- Shahadebpur Union Location of Salla Union in Bangladesh
- Coordinates: 24°19′34″N 89°57′40″E﻿ / ﻿24.326159°N 89.961226°E
- Country: Bangladesh
- Division: Dhaka Division
- District: Tangail District
- Upazila: Kalihati Upazila
- Established on: 1984

Government
- • Type: Union Council
- • Chairman: Masudur Rahman Bala (Bangladesh Nationalist Party)

Area
- • Total: 19.2 km^{2} (7.4 sq mi)
- Elevation: 15 m (49 ft)

Population (2011)
- • Total: 27,036
- • Density: 1,410/km^{2} (3,650/sq mi)
- Time zone: UTC+6 (BST)
- Postal code: 1974
- Website: Official Website of Shahadebpur Union

= Shahadebpur Union =

Shahadebpur Union (সহদেবপুর ইউনিয়ন) is a union of Kalihati Upazila, Tangail District, Bangladesh.
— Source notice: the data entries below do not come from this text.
template <int LINES>
__device__ void roster_review(const ReviewArgs& a)
{
    constexpr int TASKS = 2 * LINES;
    constexpr int RING = LINES * kRevSlot, WRITES = LINES * kRevLineWrites;
    if ((int)blockIdx.x >= a.q) {
        const int room = ((int)blockIdx.x - a.q) * kBlock + (int)threadIdx.x;
        if (a.clear && room < a.review_rooms && a.clear[room]) {
            for (int i = 0; i < LINES; i++) a.rings[(size_t)room * RING + i * kRevSlot] = 0;
            a.revline[room] = 0;
        }
        return;
    }
    __shared__ uint8_t s_line[LINES][kRevSlot + 2];
    __shared__ uint8_t s_out[TASKS][kRevLineStride];
    __shared__ int32_t s_wsz[TASKS][kRevLineWrites + 1];
    __shared__ int s_n[TASKS], s_w[TASKS], s_off[TASKS], s_woff[TASKS];
    __shared__ int s_len[LINES], s_seq;
    const int q = (int)blockIdx.x, room = a.rooms[q];
    const bool cleared = a.clear && a.clear[room];
    const int rev = cleared ? 0 : (int)((uint32_t)a.revline[room] % LINES);
    const uint8_t* ring = a.rings + (size_t)room * RING;
    for (int idx = (int)threadIdx.x; idx < RING; idx += kBlock) {
        const int i = idx / kRevSlot, j = idx - i * kRevSlot;
        const uint8_t v = cleared ? 0 : ring[((rev + i) % LINES) * kRevSlot + j];
        s_line[i][j] = v;
        a.lines[(size_t)q * RING + idx] = v;
    }
    if (threadIdx.x == 0) s_seq = 0;
    __syncthreads();

    const int lane = (int)threadIdx.x & 63;
    for (int t = (int)threadIdx.x >> 6; t < TASKS; t += kBlock / 64) {
        const int i = t >> 1;
        const bool colour = (t & 1) != 0;
        const uint8_t* s = s_line[i];
        uint8_t w[9];
#pragma unroll
        for (int x = 0; x < 9; x++) {
            const int at = 4 * lane - 3 + x;
            w[x] = at >= 0 && at < kRevSlot ? s[at] : 0;
        }
        const int nul = w[3] == 0 ? 0 : w[4] == 0 ? 1 : w[5] == 0 ? 2 : w[6] == 0 ? 3 : 4;
        const uint64_t ends = __ballot(nul < 4);
        const int end_lane = __ffsll((unsigned long long)ends) - 1;
        const int len = 4 * end_lane + __shfl(nul, end_lane, 64);
#pragma unroll
        for (int x = 0; x < 9; x++)
            if (4 * lane - 3 + x >= len) w[x] = 0;
        int cmd[6], key[6];
        bool tilde = false;
#pragma unroll
        for (int x = 0; x < 6; x++) {
            cmd[x] = -1;
            key[x] = w[x + 1] == '~' && w[x] != '/' ? w[x + 2] << 8 | w[x + 3] : -1;
            tilde |= key[x] >= 0;
        }
        if (tilde) {
#pragma unroll 1
            for (int c = 0; c < kNumCols; c++) {
                const int pair = (uint8_t)kColCom[c][0] << 8 | (uint8_t)kColCom[c][1];
#pragma unroll
                for (int x = 0; x < 6; x++) cmd[x] = key[x] == pair ? c : cmd[x];
            }
        }
        int n[4], mine = 0;
        uint64_t v[4];
#pragma unroll
        for (int x = 0; x < 4; x++) {
            n[x] = expand_byte(w[x + 2], w[x + 3], w[x + 4], cmd[x] >= 0 || cmd[x + 1] >= 0, cmd[x + 2], colour, &v[x]);
            mine += n[x];
        }
        int incl = mine;
#pragma unroll
        for (int d = 1; d < 64; d <<= 1) {
            const int y = __shfl_up(incl, d, 64);
            if (lane >= d) incl += y;
        }
        const int body = __shfl(incl, 63, 64);
        uint8_t* out = s_out[t];
        if (len == 0) {
            if (lane == 0) {
                s_n[t] = 0;
                s_w[t] = 0;
            }
        } else if (body <= kWaveLimit) {
            int at = incl - mine;
#pragma unroll
            for (int x = 0; x < 4; x++) {
#pragma unroll
                for (int y = 0; y < 6; y++)
                    out[y < n[x] ? at + y : kRevLineStride - 1] = (uint8_t)(v[x] >> (8 * y));
                at += n[x];
            }
            if (colour && lane < 4) out[body + lane] = lane == 0 ? 27 : lane == 1 ? '[' : lane == 2 ? '0' : 'm';
            if (lane == 0) {
                int nw = 0;
                if (body) s_wsz[t][nw++] = body;
                if (colour) s_wsz[t][nw++] = 4;
                s_n[t] = body + (colour ? 4 : 0);
                s_w[t] = nw;
            }
        } else if (lane == 0) {
            s_n[t] = -1;
        }
        if (lane == 0 && !colour) s_len[i] = len;
    }
    __syncthreads();
    if (threadIdx.x < TASKS && s_n[threadIdx.x] < 0) {
        const int t = (int)threadIdx.x;
        Sink<true> k{s_out[t], s_wsz[t], kRevLineCap, kRevLineWrites};
        transduce(s_line[t >> 1], s_len[t >> 1], (t & 1) != 0, k);
        if (k.n > kRevLineCap || k.writes > kRevLineWrites) atomicAdd(a.violations, 1);
        s_n[t] = k.n < kRevLineCap ? (int)k.n : kRevLineCap;
        s_w[t] = k.writes < kRevLineWrites ? k.writes : kRevLineWrites;
        atomicAdd(&s_seq, 1);
    }
    __syncthreads();
    if (threadIdx.x < TASKS) {
        const int t = (int)threadIdx.x;
        int off = 0, woff = 0;
        for (int j = t & 1; j < t; j += 2) {
            off += s_n[j];
            woff += s_w[j];
        }
        s_off[t] = off;
        s_woff[t] = woff;
        if (t >= TASKS - 2) {
            a.vn[2 * q + (t & 1)] = off + s_n[t];
            a.vw[2 * q + (t & 1)] = woff + s_w[t];
        }
    }
    if (threadIdx.x == 64) {
        int lines = 0;
        for (int i = 0; i < LINES; i++) lines += s_len[i] > 0;
        a.line_count[q] = lines;
        a.sequential[q] = s_seq;
    }
    __syncthreads();
    for (int t = 0; t < TASKS; t++) {
        const int var = 2 * q + (t & 1);
        uint8_t* dst = a.var + (size_t)var * rev_var_stride(LINES) + s_off[t];
        for (int j = (int)threadIdx.x; j < s_n[t]; j += kBlock) dst[j] = s_out[t][j];
        if ((int)threadIdx.x < s_w[t]) a.vwsz[var * WRITES + s_woff[t] + (int)threadIdx.x] = s_wsz[t][threadIdx.x];
    }
}

static_assert(kBlock / 64 >= 1 && 64 * 4 >= kRevSlot, "roster_review: a wave holds a whole slot, four bytes per lane");
static_assert(kBlock >= kRevTasks + 64 && kBlock >= kRevLines, "roster_review / roster_record: a lane per task, per line");
static_assert(kTellLines <= kRevLines && kRevVarStride == ((kRevVarCap + 3) & ~3), "the revtell ring is the smaller instance");

constexpr int kComSay = 3, kComEmote = 6;
constexpr int kArrSize = 1000;
constexpr int kSpeakSlack = 36;
constexpr int kSpeechRec = 16;
constexpr int kNameLen = 12;
constexpr uint8_t kVis = 1, kMuzzled = 2, kCommandMode = 4;
constexpr int kSpoken = 0, kOutMuzzled = 1, kOutNothing = 2, kOutSwearing = 3;
constexpr int kSwearSlice = 16;
constexpr int kNotSpeech = -1;
constexpr uint8_t kPresetNone = 0, kPresetVoid = 1, kPresetNothing = 2, kPresetUnknown = 3;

It is situated 16 km north of Tangail, the district headquarters.

==Demographics==

According to Population Census 2011 performed by Bangladesh Bureau of Statistics, the total population of Shahadebpur union is 27,036. There are 6,692 households in total.

==Education==

The literacy rate of Shahadebpur Union is 41.4% (Male: 44.6%, Female: 38.4%).